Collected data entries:
+ + + + + + +
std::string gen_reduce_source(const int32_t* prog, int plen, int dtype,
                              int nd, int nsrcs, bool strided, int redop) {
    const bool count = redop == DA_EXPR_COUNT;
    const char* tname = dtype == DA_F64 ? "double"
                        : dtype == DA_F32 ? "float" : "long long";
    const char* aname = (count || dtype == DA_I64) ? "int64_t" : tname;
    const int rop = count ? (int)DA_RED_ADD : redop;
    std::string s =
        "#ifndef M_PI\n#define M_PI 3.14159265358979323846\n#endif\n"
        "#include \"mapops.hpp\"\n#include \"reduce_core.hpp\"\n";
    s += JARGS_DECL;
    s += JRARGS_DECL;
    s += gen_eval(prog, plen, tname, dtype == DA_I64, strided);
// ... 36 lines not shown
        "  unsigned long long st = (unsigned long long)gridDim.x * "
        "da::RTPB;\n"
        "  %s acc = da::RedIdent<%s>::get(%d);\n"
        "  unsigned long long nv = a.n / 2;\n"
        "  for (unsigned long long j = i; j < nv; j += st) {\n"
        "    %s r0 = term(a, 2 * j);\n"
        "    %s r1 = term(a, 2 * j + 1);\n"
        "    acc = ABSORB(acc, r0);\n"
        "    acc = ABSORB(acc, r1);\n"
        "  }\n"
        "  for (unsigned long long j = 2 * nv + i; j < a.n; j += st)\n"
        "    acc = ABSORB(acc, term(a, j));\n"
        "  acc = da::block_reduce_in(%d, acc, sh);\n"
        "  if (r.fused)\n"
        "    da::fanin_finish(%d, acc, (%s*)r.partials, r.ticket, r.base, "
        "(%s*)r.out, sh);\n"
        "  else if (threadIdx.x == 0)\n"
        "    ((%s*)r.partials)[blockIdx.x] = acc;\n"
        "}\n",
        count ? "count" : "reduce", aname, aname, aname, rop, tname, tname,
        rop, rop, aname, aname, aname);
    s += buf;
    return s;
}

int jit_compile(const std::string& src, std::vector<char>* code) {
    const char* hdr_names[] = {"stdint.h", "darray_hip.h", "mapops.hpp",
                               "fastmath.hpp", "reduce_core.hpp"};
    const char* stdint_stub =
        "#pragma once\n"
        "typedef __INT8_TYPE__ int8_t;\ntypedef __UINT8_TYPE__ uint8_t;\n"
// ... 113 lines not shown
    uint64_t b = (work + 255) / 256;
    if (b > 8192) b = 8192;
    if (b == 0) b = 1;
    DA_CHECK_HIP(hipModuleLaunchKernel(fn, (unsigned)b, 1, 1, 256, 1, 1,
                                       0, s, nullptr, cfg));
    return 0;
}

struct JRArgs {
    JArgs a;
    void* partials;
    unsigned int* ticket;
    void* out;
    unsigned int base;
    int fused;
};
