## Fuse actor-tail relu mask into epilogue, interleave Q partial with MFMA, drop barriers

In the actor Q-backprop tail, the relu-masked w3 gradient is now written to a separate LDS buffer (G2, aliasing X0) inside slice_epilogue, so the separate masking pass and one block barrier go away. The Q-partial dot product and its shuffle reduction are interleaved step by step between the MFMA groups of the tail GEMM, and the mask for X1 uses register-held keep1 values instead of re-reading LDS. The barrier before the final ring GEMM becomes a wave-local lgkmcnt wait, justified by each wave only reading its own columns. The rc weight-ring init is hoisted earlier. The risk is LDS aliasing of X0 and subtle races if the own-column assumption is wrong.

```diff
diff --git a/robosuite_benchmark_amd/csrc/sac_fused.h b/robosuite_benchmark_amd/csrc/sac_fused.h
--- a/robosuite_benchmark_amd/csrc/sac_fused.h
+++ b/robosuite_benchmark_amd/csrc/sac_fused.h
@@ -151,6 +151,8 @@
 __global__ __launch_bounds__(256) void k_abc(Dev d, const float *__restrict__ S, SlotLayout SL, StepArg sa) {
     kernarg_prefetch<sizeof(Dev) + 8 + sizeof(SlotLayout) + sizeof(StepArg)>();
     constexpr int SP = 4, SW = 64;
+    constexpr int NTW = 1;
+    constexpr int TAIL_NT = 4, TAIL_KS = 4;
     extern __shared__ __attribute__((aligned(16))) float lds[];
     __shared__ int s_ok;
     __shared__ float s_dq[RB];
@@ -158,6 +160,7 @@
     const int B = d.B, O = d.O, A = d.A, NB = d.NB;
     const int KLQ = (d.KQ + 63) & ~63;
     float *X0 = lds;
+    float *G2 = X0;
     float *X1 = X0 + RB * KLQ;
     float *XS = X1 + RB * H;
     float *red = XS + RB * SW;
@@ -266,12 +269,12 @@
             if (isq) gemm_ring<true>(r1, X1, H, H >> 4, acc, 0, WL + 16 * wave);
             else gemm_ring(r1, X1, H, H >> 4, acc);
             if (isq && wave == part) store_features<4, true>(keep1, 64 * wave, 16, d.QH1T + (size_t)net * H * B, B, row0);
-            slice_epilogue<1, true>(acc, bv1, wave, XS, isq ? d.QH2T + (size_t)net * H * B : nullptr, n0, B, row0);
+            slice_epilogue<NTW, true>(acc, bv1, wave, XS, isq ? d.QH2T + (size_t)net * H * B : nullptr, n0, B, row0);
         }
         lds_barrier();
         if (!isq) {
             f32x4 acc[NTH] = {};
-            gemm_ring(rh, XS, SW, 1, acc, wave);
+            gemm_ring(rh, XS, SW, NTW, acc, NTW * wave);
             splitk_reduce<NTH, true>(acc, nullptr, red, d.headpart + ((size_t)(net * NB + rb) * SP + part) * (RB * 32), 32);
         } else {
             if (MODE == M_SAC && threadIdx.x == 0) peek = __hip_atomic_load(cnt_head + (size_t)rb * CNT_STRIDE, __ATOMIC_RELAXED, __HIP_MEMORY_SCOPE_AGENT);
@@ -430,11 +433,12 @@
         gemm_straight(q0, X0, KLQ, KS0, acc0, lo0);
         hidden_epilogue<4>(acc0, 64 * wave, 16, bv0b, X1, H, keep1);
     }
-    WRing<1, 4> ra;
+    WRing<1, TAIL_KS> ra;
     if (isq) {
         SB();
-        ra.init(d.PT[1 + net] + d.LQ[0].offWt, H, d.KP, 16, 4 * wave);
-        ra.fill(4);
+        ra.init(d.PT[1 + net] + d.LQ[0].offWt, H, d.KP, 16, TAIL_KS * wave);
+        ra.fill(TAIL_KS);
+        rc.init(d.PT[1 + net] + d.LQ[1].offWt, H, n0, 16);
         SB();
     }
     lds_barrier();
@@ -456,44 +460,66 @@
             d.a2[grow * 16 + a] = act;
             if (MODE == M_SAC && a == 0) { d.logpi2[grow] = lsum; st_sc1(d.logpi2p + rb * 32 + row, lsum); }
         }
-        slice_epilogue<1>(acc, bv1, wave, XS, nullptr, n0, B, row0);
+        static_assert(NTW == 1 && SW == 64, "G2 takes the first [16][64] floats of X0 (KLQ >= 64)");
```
+ + + + + + +
Exercise goal:
Set the data down once more, exactly as it stands.

Answer box:
std::string gen_reduce_source(const int32_t* prog, int plen, int dtype,
                              int nd, int nsrcs, bool strided, int redop) {
    const bool count = redop == DA_EXPR_COUNT;
    const char* tname = dtype == DA_F64 ? "double"
                        : dtype == DA_F32 ? "float" : "long long";
    const char* aname = (count || dtype == DA_I64) ? "int64_t" : tname;
    const int rop = count ? (int)DA_RED_ADD : redop;
    std::string s =
        "#ifndef M_PI\n#define M_PI 3.14159265358979323846\n#endif\n"
        "#include \"mapops.hpp\"\n#include \"reduce_core.hpp\"\n";
    s += JARGS_DECL;
    s += JRARGS_DECL;
    s += gen_eval(prog, plen, tname, dtype == DA_I64, strided);
// ... 36 lines not shown
        "  unsigned long long st = (unsigned long long)gridDim.x * "
        "da::RTPB;\n"
        "  %s acc = da::RedIdent<%s>::get(%d);\n"
        "  unsigned long long nv = a.n / 2;\n"
        "  for (unsigned long long j = i; j < nv; j += st) {\n"
        "    %s r0 = term(a, 2 * j);\n"
        "    %s r1 = term(a, 2 * j + 1);\n"
        "    acc = ABSORB(acc, r0);\n"
        "    acc = ABSORB(acc, r1);\n"
        "  }\n"
        "  for (unsigned long long j = 2 * nv + i; j < a.n; j += st)\n"
        "    acc = ABSORB(acc, term(a, j));\n"
        "  acc = da::block_reduce_in(%d, acc, sh);\n"
        "  if (r.fused)\n"
        "    da::fanin_finish(%d, acc, (%s*)r.partials, r.ticket, r.base, "
        "(%s*)r.out, sh);\n"
        "  else if (threadIdx.x == 0)\n"
        "    ((%s*)r.partials)[blockIdx.x] = acc;\n"
        "}\n",
        count ? "count" : "reduce", aname, aname, aname, rop, tname, tname,
        rop, rop, aname, aname, aname);
    s += buf;
    return s;
}

int jit_compile(const std::string& src, std::vector<char>* code) {
    const char* hdr_names[] = {"stdint.h", "darray_hip.h", "mapops.hpp",
                               "fastmath.hpp", "reduce_core.hpp"};
    const char* stdint_stub =
        "#pragma once\n"
        "typedef __INT8_TYPE__ int8_t;\ntypedef __UINT8_TYPE__ uint8_t;\n"
// ... 113 lines not shown
    uint64_t b = (work + 255) / 256;
    if (b > 8192) b = 8192;
    if (b == 0) b = 1;
    DA_CHECK_HIP(hipModuleLaunchKernel(fn, (unsigned)b, 1, 1, 256, 1, 1,
                                       0, s, nullptr, cfg));
    return 0;
}

struct JRArgs {
    JArgs a;
    void* partials;
    unsigned int* ticket;
    void* out;
    unsigned int base;
    int fused;
};
## Fuse actor-tail relu mask into epilogue, interleave Q partial with MFMA, drop barriers

In the actor Q-backprop tail, the relu-masked w3 gradient is now written to a separate LDS buffer (G2, aliasing X0) inside slice_epilogue, so the separate masking pass and one block barrier go away. The Q-partial dot product and its shuffle reduction are interleaved step by step between the MFMA groups of the tail GEMM, and the mask for X1 uses register-held keep1 values instead of re-reading LDS. The barrier before the final ring GEMM becomes a wave-local lgkmcnt wait, justified by each wave only reading its own columns. The rc weight-ring init is hoisted earlier. The risk is LDS aliasing of X0 and subtle races if the own-column assumption is wrong.

```diff
diff --git a/robosuite_benchmark_amd/csrc/sac_fused.h b/robosuite_benchmark_amd/csrc/sac_fused.h
--- a/robosuite_benchmark_amd/csrc/sac_fused.h
+++ b/robosuite_benchmark_amd/csrc/sac_fused.h
@@ -151,6 +151,8 @@
 __global__ __launch_bounds__(256) void k_abc(Dev d, const float *__restrict__ S, SlotLayout SL, StepArg sa) {
     kernarg_prefetch<sizeof(Dev) + 8 + sizeof(SlotLayout) + sizeof(StepArg)>();
     constexpr int SP = 4, SW = 64;
+    constexpr int NTW = 1;
+    constexpr int TAIL_NT = 4, TAIL_KS = 4;
     extern __shared__ __attribute__((aligned(16))) float lds[];
     __shared__ int s_ok;
     __shared__ float s_dq[RB];
@@ -158,6 +160,7 @@
     const int B = d.B, O = d.O, A = d.A, NB = d.NB;
     const int KLQ = (d.KQ + 63) & ~63;
     float *X0 = lds;
+    float *G2 = X0;
     float *X1 = X0 + RB * KLQ;
     float *XS = X1 + RB * H;
     float *red = XS + RB * SW;
@@ -266,12 +269,12 @@
             if (isq) gemm_ring<true>(r1, X1, H, H >> 4, acc, 0, WL + 16 * wave);
             else gemm_ring(r1, X1, H, H >> 4, acc);
             if (isq && wave == part) store_features<4, true>(keep1, 64 * wave, 16, d.QH1T + (size_t)net * H * B, B, row0);
-            slice_epilogue<1, true>(acc, bv1, wave, XS, isq ? d.QH2T + (size_t)net * H * B : nullptr, n0, B, row0);
+            slice_epilogue<NTW, true>(acc, bv1, wave, XS, isq ? d.QH2T + (size_t)net * H * B : nullptr, n0, B, row0);
         }
         lds_barrier();
         if (!isq) {
             f32x4 acc[NTH] = {};
-            gemm_ring(rh, XS, SW, 1, acc, wave);
+            gemm_ring(rh, XS, SW, NTW, acc, NTW * wave);
             splitk_reduce<NTH, true>(acc, nullptr, red, d.headpart + ((size_t)(net * NB + rb) * SP + part) * (RB * 32), 32);
         } else {
             if (MODE == M_SAC && threadIdx.x == 0) peek = __hip_atomic_load(cnt_head + (size_t)rb * CNT_STRIDE, __ATOMIC_RELAXED, __HIP_MEMORY_SCOPE_AGENT);
@@ -430,11 +433,12 @@
         gemm_straight(q0, X0, KLQ, KS0, acc0, lo0);
         hidden_epilogue<4>(acc0, 64 * wave, 16, bv0b, X1, H, keep1);
     }
-    WRing<1, 4> ra;
+    WRing<1, TAIL_KS> ra;
     if (isq) {
         SB();
-        ra.init(d.PT[1 + net] + d.LQ[0].offWt, H, d.KP, 16, 4 * wave);
-        ra.fill(4);
+        ra.init(d.PT[1 + net] + d.LQ[0].offWt, H, d.KP, 16, TAIL_KS * wave);
+        ra.fill(TAIL_KS);
+        rc.init(d.PT[1 + net] + d.LQ[1].offWt, H, n0, 16);
         SB();
     }
     lds_barrier();
@@ -456,44 +460,66 @@
             d.a2[grow * 16 + a] = act;
             if (MODE == M_SAC && a == 0) { d.logpi2[grow] = lsum; st_sc1(d.logpi2p + rb * 32 + row, lsum); }
         }
-        slice_epilogue<1>(acc, bv1, wave, XS, nullptr, n0, B, row0);
+        static_assert(NTW == 1 && SW == 64, "G2 takes the first [16][64] floats of X0 (KLQ >= 64)");
```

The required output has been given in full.